Meine Idee war, für die erste Zeit nach dem Schlüpfen ein würfelförmiges Gitterkonstrukt (z.B. mit feiner Edelstahl-Gaze verkleidet) um die Pumpe zu bauen mit der Idee, durch die größere Oberfläche und die "vielen" Ansaugöffnungen die Strömungsgeschwindigkeit je Öffnung zu reduzieren, auch mit der Gefahr, viele Pflanzenteile, Blätter o.ä. anzusaugen, aber eben keine Kaulquappen. Je nachdem, in welchem Teichbereich die Kaulquappen sich dann verstärkt niederlassen bzw. wenn sie größer geworden sind, fällt der Ansaugschutz wieder weg. Die Pumpleistung werde ich zusätzlich etwas drosseln.
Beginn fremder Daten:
diff --git a/jrl-walkgen_amd/csrc/wg_ql_norms.hpp b/jrl-walkgen_amd/csrc/wg_ql_norms.hpp
--- /dev/null
+++ b/jrl-walkgen_amd/csrc/wg_ql_norms.hpp
@@ -0,0 +1,81 @@
+#pragma once
+#include <cmath>
+
+#ifndef WG_NORMS_FN
+#define WG_NORMS_FN inline
+#endif
+#ifndef WG_NORMS_RSQ
+#define WG_NORMS_RSQ(x) (1.0 / std::sqrt(x))
+#endif
+
+namespace wg {
+
+struct NormSeed { double r, y; };
+
+WG_NORMS_FN double norms_rsqrt(double v) {
+  double y = WG_NORMS_RSQ(v);
+  {
+    const double g = v * y, h = 0.5 * y;
+    const double e = __builtin_fma(-h, g, 0.5);
+    y = __builtin_fma(y, e, y);
+  }
+  {
+    const double g = v * y, h = 0.5 * y;
+    const double e = __builtin_fma(-h, g, 0.5);
+    y = __builtin_fma(y, e, y);
+  }
+  return y;
+}
+
+WG_NORMS_FN NormSeed norms_seed(double p2, double s2) {
+  const bool pbig = p2 >= s2;
+  const double t2 = pbig ? p2 : s2, a2 = pbig ? s2 : p2;
+  NormSeed o;
+  o.r = norms_rsqrt(t2);
+  const double x = 1.0 + a2 * (o.r * o.r);
+  o.y = norms_rsqrt(x);
+  return o;
+}
+
+WG_NORMS_FN double norms_step(double t, double a, double r, double y) {
+  const double q0 = a * r;
+  const double rem = __builtin_fma(-t, q0, a);
+  const double d = __builtin_fma(rem, r, q0);
+  const double x = 1.0 + d * d;
+  const double yh = 0.5 * y;
+  const double g0 = x * y;
+  const double e = __builtin_fma(-g0, g0, x);
+  const double g = __builtin_fma(e, yh, g0);
+  return t * g;
+}
+
+#ifndef WG_NORMS_EXACT
+inline double norms_exact(double p, double q) {
+  const double ap = std::fabs(p), aq = std::fabs(q);
+  const double t = ap >= aq ? ap : aq, a = ap >= aq ? aq : ap;
+  const double d = a / t;
+  return t * std::sqrt(1.0 + d * d);
+}
+#define WG_NORMS_EXACT(p, q) ::wg::norms_exact(p, q)
+#endif
+
+WG_NORMS_FN bool norms_same_bits(double a, double b) {
+  unsigned long long x, y;
+  __builtin_memcpy(&x, &a, sizeof x);
+  __builtin_memcpy(&y, &b, sizeof y);
+  return x == y;
+}
+WG_NORMS_FN bool norms_rotation_ok(double p, double q, double recorded) {
+  const double want = (q == 0.0) ? p : WG_NORMS_EXACT(p, q);
+  return norms_same_bits(want, recorded);
+}
+
+inline void norms_prefix_scan(double *v ) {
+  for (int w = 1; w < 16; w *= 2)
+    for (int i = 63; i >= 0; --i) if ((i & 15) >= w) v[i] = v[i] + v[i - w];
+  for (int i = 16; i < 32; ++i) v[i] = v[i] + v[15];
+  for (int i = 48; i < 64; ++i) v[i] = v[i] + v[47];
+  for (int i = 32; i < 64; ++i) v[i] = v[i] + v[31];
+}
+
+}
diff --git a/jrl-walkgen_amd/csrc/wg_ql_phases.hpp b/jrl-walkgen_amd/csrc/wg_ql_phases.hpp
--- a/jrl-walkgen_amd/csrc/wg_ql_phases.hpp
+++ b/jrl-walkgen_amd/csrc/wg_ql_phases.hpp
@@ -49,6 +49,12 @@
   const double x = 1.0 + d * d;
   return t * sqrt_1to2(x);
 }
+}
+#define WG_NORMS_FN __device__ __forceinline__
+#define WG_NORMS_RSQ(x) __builtin_amdgcn_rsq(x)
+#define WG_NORMS_EXACT(p, q) ::wg::givens_norm_fast(p, q)
+#include "wg_ql_norms.hpp"
+namespace wg {
 template <bool kOnePass = false>
 __device__ __forceinline__ bool sweep_range_ok(const double *s, int lo, int hi, int lane) {
   if constexpr (kOnePass) {
@@ -387,13 +393,74 @@
   return sum;
 }
 
-template <int kLdzC = 0>
-__device__ __forceinline__ void sweep_flat(const QlView &q, double *s, int nu, int nact, int lane PT_SW_PARAM) {
+template <int kLdzC = 0, bool kSeeded = false>
+__device__ __forceinline__ void sweep_flat(const QlView &q, double *s, int nu, int nact, int lane, [[maybe_unused]] int nmode = kNormsExact PT_SW_PARAM) {
   const int n = q.n;
   if (nu - 1 <= nact) return;
   PT_SW_BEGIN
+  PT_SW_COUNT(PS_N_SWEEPS);
   double *chain = q.sc2;
-  WG_REP(3)
+  [[maybe_unused]] bool seeded_ok = false;
+  [[maybe_unused]] double sdP = 0.0, sdQ = 0.0, sdN = 0.0;
+  WG_REP(3) {
+  if constexpr (kSeeded) {
+    seeded_ok = false;
+    if (nmode != kNormsExact && sweep_range_ok<true>(s, nact, nu, lane)) {
+      PT_SW_COUNT(PS_N_SEEDED);
+      typedef __attribute__((address_space(3))) double lds_f64;
+      double *seeds = q.sc0;
+      int top;
+      {
+        const int j = nu - 1 - lane;
+        const bool in = j >= nact;
+        const double sj = s[in ? j : nact], pj = s[j > nact ? j - 1 : nact];
+        const unsigned long long nz = __ballot(in && j > nact && sj != 0.0);
+        top = nz ? nu - __builtin_ctzll(nz) : nact + 1;
+        if (in && j >= top - 1 && j < nu - 1) chain[j] = sj;
+        const double s2 = wave_prefix_sum(in ? sj * sj : 0.0);
+        const NormSeed sd = norms_seed(pj * pj, s2);
+        if (j > nact && j < top) { seeds[2 * j] = sd.r; seeds[2 * j + 1] = sd.y; }
+      }
+      WG_WSYNC();
+      const int rots = top - 1 - nact;
+      if (rots > 0) {
+        double cur = s[top - 1];
+        double pa = s[top - 2], pb;
+        const lds_f64 *sp = (const lds_f64 *)(s + (top - 4));
+        lds_f64 *cp = (lds_f64 *)(chain + (top - 3));
+        const lds_f64 *dp = (const lds_f64 *)(seeds + 2 * (top - 3));
+        asm volatile("" : "+v"(sp), "+v"(cp), "+v"(dp));
+        double ra = dp[4], ya = dp[5], rb, yb;
+        auto step = [](double p, double cur_in, double r, double y) -> double {
+          double t, a;
+          asm("v_max_f64 %0, |%1|, |%2|" : "=v"(t) : "v"(p), "v"(cur_in));
+          asm("v_min_f64 %0, |%1|, |%2|" : "=v"(a) : "v"(p), "v"(cur_in));
+          return norms_step(t, a, r, y);
+        };
+        for (int k = rots >> 1; k > 0; --k) {
+          pb = sp[1]; rb = dp[2]; yb = dp[3];
+          cur = step(pa, cur, ra, ya); cp[1] = cur;
+          pa = sp[0]; ra = dp[0]; ya = dp[1];
+          cur = step(pb, cur, rb, yb); cp[0] = cur;
+          sp -= 2; cp -= 2; dp -= 4;
+        }
+        if (rots & 1) { cur = step(pa, cur, ra, ya); cp[1] = cur; }
+      }
+      WG_WSYNC();
+      {
+        const bool mine = lane > nact && lane < nu;
+        const int c = mine ? lane : nu - 1;
+        sdP = s[c - 1];
+        sdQ = (c == nu - 1) ? s[nu - 1] : chain[c];
+        sdN = chain[c - 1];
+        const bool bad = !norms_rotation_ok(sdP, sdQ, sdN);
+        seeded_ok = (__ballot(bad) == 0ull) && nmode != kNormsDoubt;
+      }
+      if (!seeded_ok) PT_SW_COUNT(PS_N_SEED_FALLBACK);
+    }
+  }
+  if (kSeeded && seeded_ok) {
+  } else
   if (sweep_range_ok<true>(s, nact, nu, lane)) {
     double cur = s[nu - 1];
     double pa = s[nu - 2], pb;
@@ -434,10 +501,13 @@
       p = p_next;
     }
   }
+  }
   WG_WSYNC();
   PT_SW(PS_SW_NORMS);
   double myP = 0.0, myQ = 0.0, myN = 0.0;
-  {
+  if (kSeeded && seeded_ok) {
+    myP = sdP; myQ = sdQ; myN = (sdQ == 0.0) ? 0.0 : sdN;
+  } else {
     const bool mine = lane > nact && lane < nu;
     const int c = mine ? lane : nu - 1;
     myP = s[c - 1];
diff --git a/jrl-walkgen_amd/csrc/wg_ql_view.hpp b/jrl-walkgen_amd/csrc/wg_ql_view.hpp
--- a/jrl-walkgen_amd/csrc/wg_ql_view.hpp
+++ b/jrl-walkgen_amd/csrc/wg_ql_view.hpp
@@ -191,7 +191,10 @@
 
 template <class P, class = void> struct GuardedSumsOf { static constexpr bool value = false; };
 template <class P> struct GuardedSumsOf<P, typename std::enable_if<P::kGuardedSums>::type> { static constexpr bool value = true; };
-enum : int { kSumsGuarded = 0, kSumsOrdered = 1, kSumsDoubt = 2 };
+enum : int { kSumsGuarded = 0, kSumsOrdered = 1, kSumsDoubt = 2, kSumsMask = 3 };
+template <class P, class = void> struct SeededNormsOf { static constexpr bool value = false; };
+template <class P> struct SeededNormsOf<P, typename std::enable_if<P::kSeededNorms>::type> { static constexpr bool value = true; };
+enum : int { kNormsSeeded = 0, kNormsExact = 1 << 8, kNormsDoubt = 2 << 8, kNormsMask = 3 << 8 };
 constexpr int kQlDoubt = -7778;
 
 struct QlResult {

Hat schon jemand Erfahrungen damit gemacht? Vielleicht muss man sich keine Gedanken machen und es ist alles halb so wild, die Kaulquappen werden nicht angesaugt? 


Gruß
Steffen


----------



## Christine (25. März 2010)

*AW: Kaulquappen vor Pumpe schützen (häckseln)*

Hallo Steffen,

zu diesem Thema hat sich dir Firma Naturagart auch schon Gedanken gemacht und einen Ansaugfilter entwicklelt, dessen Löcher so fein sind, das Kaulquappen geschont werden, Schmutz aber noch durchpasst.

Ich hab das installiert. Dazu musste ich meine Atlantis aber von ihrem Gehäuse befreien. Damit sie nicht direkt auf dem Sandboden steht, habe ich sie auf einer umgedrehten Gitterkiste befestigt.



Die Seile, die da so unordentlich rumhängen, sind die Henkel zum Versenken.


----------



## steffenK (25. März 2010)

*AW: Kaulquappen vor Pumpe schützen (häckseln)*

Hallo Christine,

danke für den Hinweis. Da schaue ich mal bei Naturagart vorbei. Ist aber schon ein ganz schöner Brocken, das Gebilde.
Ich bin heute im Baumarkt auf Beutezug gegangen und habe eine Rolle "Alu-Fliegengitter" (Gitter aus Aluminium zum Abdecken von Kellerschächten, Lichtschächten etc., um das Loch vor __ Kröten, Insekten etc. zu bewahren) gekauft. Davon habe ich einen Zylinder geformt, den ich einfach um die Pumpe herum gestellt habe (mit Aussparung für den Schlauch). Der Zylinder ist ja unten und oben offen und steht senkrecht im Teich. Oben überragt er die Wasseroberfläche, unten wird er durch den Teichgrund verschlossen. Morgen stelle ich ein Bild rein. 

Dadurch, dass der Drahtgitterzylinder größer ist als die Pumpe, ist ja der "freie" Raum um die Pumpe generell mit Wasser gefüllt (logisch, da alles unter Wasser), das gemächlich auch bei sich zusetzendem Gitter nachfließen kann. Keine Strömung, keine Kaulquappen, die angesaugt werden. Das dürfte erstmal reichen. 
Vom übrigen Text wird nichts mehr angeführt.